Somos muchos. Basta pasear por
una avenida céntrica, asistir a un espectáculo multitudinario, acudir a una
gran superficie comercial, para que la concurrencia humana nos inspire una
sensación de exceso, un desbordamiento avasallador y amenazante. Somos muchos
y, sobre todo, somos voraces.
En los centros
comerciales se hace patente el saqueo al que nuestra profusión ávida somete a
la naturaleza: la avalancha de objetos que acaparamos, cachivaches inútiles ―o de efímera función simbólica― que, lo lamentaba Z. Bauman,
se transforman en basura junto con sus envases (porque sobre todo compramos envases)
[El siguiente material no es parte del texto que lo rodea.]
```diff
+      const uint32_t o2 = dot2(rl, t56, dot2(vh, t34, dot2(vl, t12, dot2(lh, t_0, 1u << 15))));
+      const uint32_t o3 = dot2(rh, t6_, dot2(rl, t45, dot2(vh, t23, dot2(vl, t01, 1u << 15))));
+      const us2_t hi = {255, 255};
+      const us2_t m01 = __builtin_elementwise_min(__builtin_bit_cast(us2_t, __builtin_amdgcn_perm(o1, o0, 0x07060302u)), hi);
+      const us2_t m23 = __builtin_elementwise_min(__builtin_bit_cast(us2_t, __builtin_amdgcn_perm(o3, o2, 0x07060302u)), hi);
+      const uint32_t packed =
+          __builtin_amdgcn_perm(__builtin_bit_cast(uint32_t, m23), __builtin_bit_cast(uint32_t, m01), 0x06040200u);
+      const int soff = (y0 + i) * dpitch;
+      __builtin_amdgcn_raw_buffer_store_b32(packed, drs, st4, soff, 0);
+      if constexpr (TAIL) {
+#pragma unroll
+        for (int b = 0; b < 3; ++b)
+          __builtin_amdgcn_raw_buffer_store_b8((uint8_t)(packed >> (8 * b)), drs, st1[b], soff, 0);
       }
     }
   }
 }
 
-void blur_tile_dims(int small, int* tw, int* th) {
-  *tw = small ? kBlurTWs : ORBX_BLUR_TW;
-  *th = small ? kBlurTHs : ORBX_BLUR_TH;
+template <bool BYTES0>
+__global__ __launch_bounds__(256) void blur_kernel(ExtractParams P, LevelPtrs lp, const int2* __restrict__ rtab,
+                                                   int items, int nitems, int nwg, unsigned magic,
+                                                   uint8_t* __restrict__ blur) {
+  const int wg = xcd_remap(blockIdx.x + blockIdx.y * gridDim.x, gridDim.x * gridDim.y);
+  const int f = magic ? (int)__umulhi((unsigned)wg, magic) : wg / nwg;
+  const int it = (wg - f * nwg) * 4 + __builtin_amdgcn_readfirstlane(threadIdx.x >> 6);
+  if (it >= nitems) return;
+  const int2 e = rtab[items + it];
+  const int l = e.x & 15, x0 = (e.x >> 4) & 0xFFF, y0 = e.x >> 16, rows = e.y;
+  const LevelGeom& g = P.lv[l];
+  const int W = g.w, H = g.h;
+  const uint8_t* S = lp.base[l] + f * lp.fstride[l];
+  uint8_t* D = blur + g.off + f * g.plane;
+  if (BYTES0 && l == 0)
+    blur_strip<2, true>(P.gauss, W, H, x0, y0, rows, S, lp.pitch[l], D, g.pitch, g.plane);
+  else if ((W & 3) && x0 + kBlurStrip >= W)
+    blur_strip<1, true>(P.gauss, W, H, x0, y0, rows, S, lp.pitch[l], D, g.pitch, g.plane);
+  else if (x0 == 0 || x0 + kBlurStrip + 4 > W)
+    blur_strip<1, false>(P.gauss, W, H, x0, y0, rows, S, lp.pitch[l], D, g.pitch, g.plane);
+  else
+    blur_strip<0, false>(P.gauss, W, H, x0, y0, rows, S, lp.pitch[l], D, g.pitch, g.plane);
+}
+
+void blur_strip_dims(int small, int* strip, int* rows) {
+  *strip = kBlurStrip;
+  *rows = small ? kBlurRs : kBlurR;
 }
 
 int launch_blur(const ExtractParams& P, const LevelPtrs& lp, const int2* rtab, uint8_t* blur, int batch,
@@ -166,12 +167,14 @@
     (void)hipDeviceGetAttribute(&n, hipDeviceAttributeMultiprocessorCount, dev);
     return n;
   }();
-  if ((long long)P.blur_ntiles[0] * batch >= 2ll * cus)
-    hipLaunchKernelGGL((blur_kernel<ORBX_BLUR_TW, ORBX_BLUR_TH>), dim3(P.blur_ntiles[0], batch), dim3(256), 0, s, P,
-                       lp, rtab, P.blur_tiles[0], P.blur_ntiles[0], P.blur_magic[0], blur);
+  const int v = (long long)P.blur_ntiles[0] * batch >= 8ll * cus ? 0 : 1;
+  const int nwg = (P.blur_ntiles[v] + 3) / 4;
+  if (lp.aligned16[0])
+    hipLaunchKernelGGL(blur_kernel<false>, dim3(nwg, batch), dim3(256), 0, s, P, lp, rtab, P.blur_tiles[v],
+                       P.blur_ntiles[v], nwg, P.blur_magic[v], blur);
   else
-    hipLaunchKernelGGL((blur_kernel<kBlurTWs, kBlurTHs>), dim3(P.blur_ntiles[1], batch), dim3(256), 0, s, P, lp,
-                       rtab, P.blur_tiles[1], P.blur_ntiles[1], P.blur_magic[1], blur);
+    hipLaunchKernelGGL(blur_kernel<true>, dim3(nwg, batch), dim3(256), 0, s, P, lp, rtab, P.blur_tiles[v],
+                       P.blur_ntiles[v], nwg, P.blur_magic[v], blur);
   return hipGetLastError() == hipSuccess ? ORBX_OK : ORBX_EDEVICE;
 }
 
diff --git a/orb_slam_cuda_amd/csrc/orbx_host.hip b/orb_slam_cuda_amd/csrc/orbx_host.hip
--- a/orb_slam_cuda_amd/csrc/orbx_host.hip
+++ b/orb_slam_cuda_amd/csrc/orbx_host.hip
@@ -41,7 +41,7 @@
 int quadtree_sorted_ownmax(const ExtractParams& P, int big, size_t budget);
 extern const void* quadtree_kernel_ptr(const ExtractParams& P);
 size_t pyr_band_lds_bytes(const ExtractParams& P);
-void blur_tile_dims(int small, int* tw, int* th);
+void blur_strip_dims(int small, int* strip, int* rows);
 extern const void* pyr_band_kernel_ptr();
 extern int pyr_band_occupancy(size_t lds);
 }
@@ -589,14 +589,15 @@
     return fail(ORBX_EINVAL, "max_batch %d: the pyramid planes take %lld bytes, over 2 GiB", B, lvl_off);
   plan_band_pyramid(P, pl.rtab);
   for (int v = 0; v < 2; ++v) {
-    int tw = 0, th = 0;
-    blur_tile_dims(v, &tw, &th);
+    int sw = 0, R = 0;
+    blur_strip_dims(v, &sw, &R);
     P.blur_tiles[v] = (int)pl.rtab.size();
     for (int l = 0; l < L; ++l)
-      for (int y0 = 0; y0 < P.lv[l].h; y0 += th)
-        for (int x0 = 0; x0 < P.lv[l].w; x0 += tw) pl.rtab.push_back(make_int2(l | (x0 << 4) | (y0 << 16), 0));
+      for (int x0 = 0; x0 < P.lv[l].w; x0 += sw)
+        for (int y0 = 0; y0 < P.lv[l].h; y0 += R)
+          pl.rtab.push_back(make_int2(l | (x0 << 4) | (y0 << 16), std::min(R, P.lv[l].h - y0)));
     P.blur_ntiles[v] = (int)pl.rtab.size() - P.blur_tiles[v];
-    const unsigned long long d = (unsigned long long)P.blur_ntiles[v];
+    const unsigned long long d = (unsigned long long)(P.blur_ntiles[v] + 3) / 4;
     P.blur_magic[v] = 0u;
     if (d > 1) {
       const unsigned long long m = ((1ull << 32) + d - 1) / d, e = m * d - (1ull << 32);
```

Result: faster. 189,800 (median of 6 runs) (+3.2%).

en el mismo momento de sacarlos de estos. El ancestral, poético amor por el objeto y por
el regalo se traduce, cuando el contexto es de opulencia, en un ritual
frenético y mustio, el ritual del consumo.
Nuestros
antepasados también disfrutaban intercambiando trastos inútiles, pero lo hacían
en un contexto de escasez, imbuyéndolos de un sentido entre sagrado y afectuoso
de ofrenda mutua que los hacía valiosos. Las ofrendas recibidas eran guardadas
mucho tiempo, tal vez por generaciones, o incluso se regalaban de nuevo,
incrementando su valor con cada nueva mano que las tocaba. Ahora solo vale lo
que aún no ha salido del envoltorio, como si fuesen estos, y no el objeto en
sí, los portadores de valor.
Esto es así,
probablemente, porque el envase o el papel de colores invisten al objeto de una ilusión de exclusividad: en un mundo de objetos fabricados en serie, lo único
especial que los dedica a nosotros es el hecho de habernos sido envueltos, o al
menos no haber sido usados. Solo se aprecia lo que es de primera mano, a
diferencia de tiempos en los que era precisamente la reutilización lo que hacía preciosas a las cosas: el haber pasado de padres a hijos, el haber servido a un
vecino… Es la diferencia entre una economía de escasez y otra de sobreabundancia,
entre un tiempo de elaboración y otro en el que las cosas las hacen las
máquinas, entre una relación con el objeto basada en la necesidad ―y por tanto la utilidad― y otra basada en el capricho ―y por tanto el mero aprecio lúdico―.
Esta cosificación
de los objetos, valga el oxímoron, se traduce en un vacío que acusa nuestra
persona, y que intentamos compensar con ese esfuerzo por “personalizar” que nos
ofrece el propio mercado: imprimir nuestro nombre o nuestra foto en una taza o
en la cubierta del ordenador hace que esos objetos fabricados en serie, iguales
por millones, lleguen a nuestras manos bajo la ilusión de la exclusividad.
En definitiva, lo que estamos intentando rescatar, porque lo hemos erradicado, es lo que T. Moore denomina alma, y también podríamos llamar sentido. No nos hará felices una existencia sin juego, sin misterio, sin ritual o imaginación. Nuestra especie se templó en pequeños grupos donde todos se conocían, y sigue tolerando mal la vaga amenaza anónima de las multitudes. Lo que nos conforta es la cercanía, la intimidad. Lo que nos sacia es el sentido, no el acaparamiento.
¿Consumimos
los objetos y los servicios, o son ellos los que acaban consumiéndonos (en
todos los sentidos de la palabra)? Mientras hacemos cada vez más y más, nos vamos sintiendo reducidos cada vez a menos. Hacemos más viajes, pero estamos
menos presentes en ellos. Tenemos más medios de comunicación, pero cada vez
comunicamos menos acerca de nosotros, hasta quedar reducidos a un mero rol, a un
esquema de lo que somos, o lo que querríamos ser: si queremos ser personas, tal
vez nos convenga dejar de comportarnos como voraces autómatas.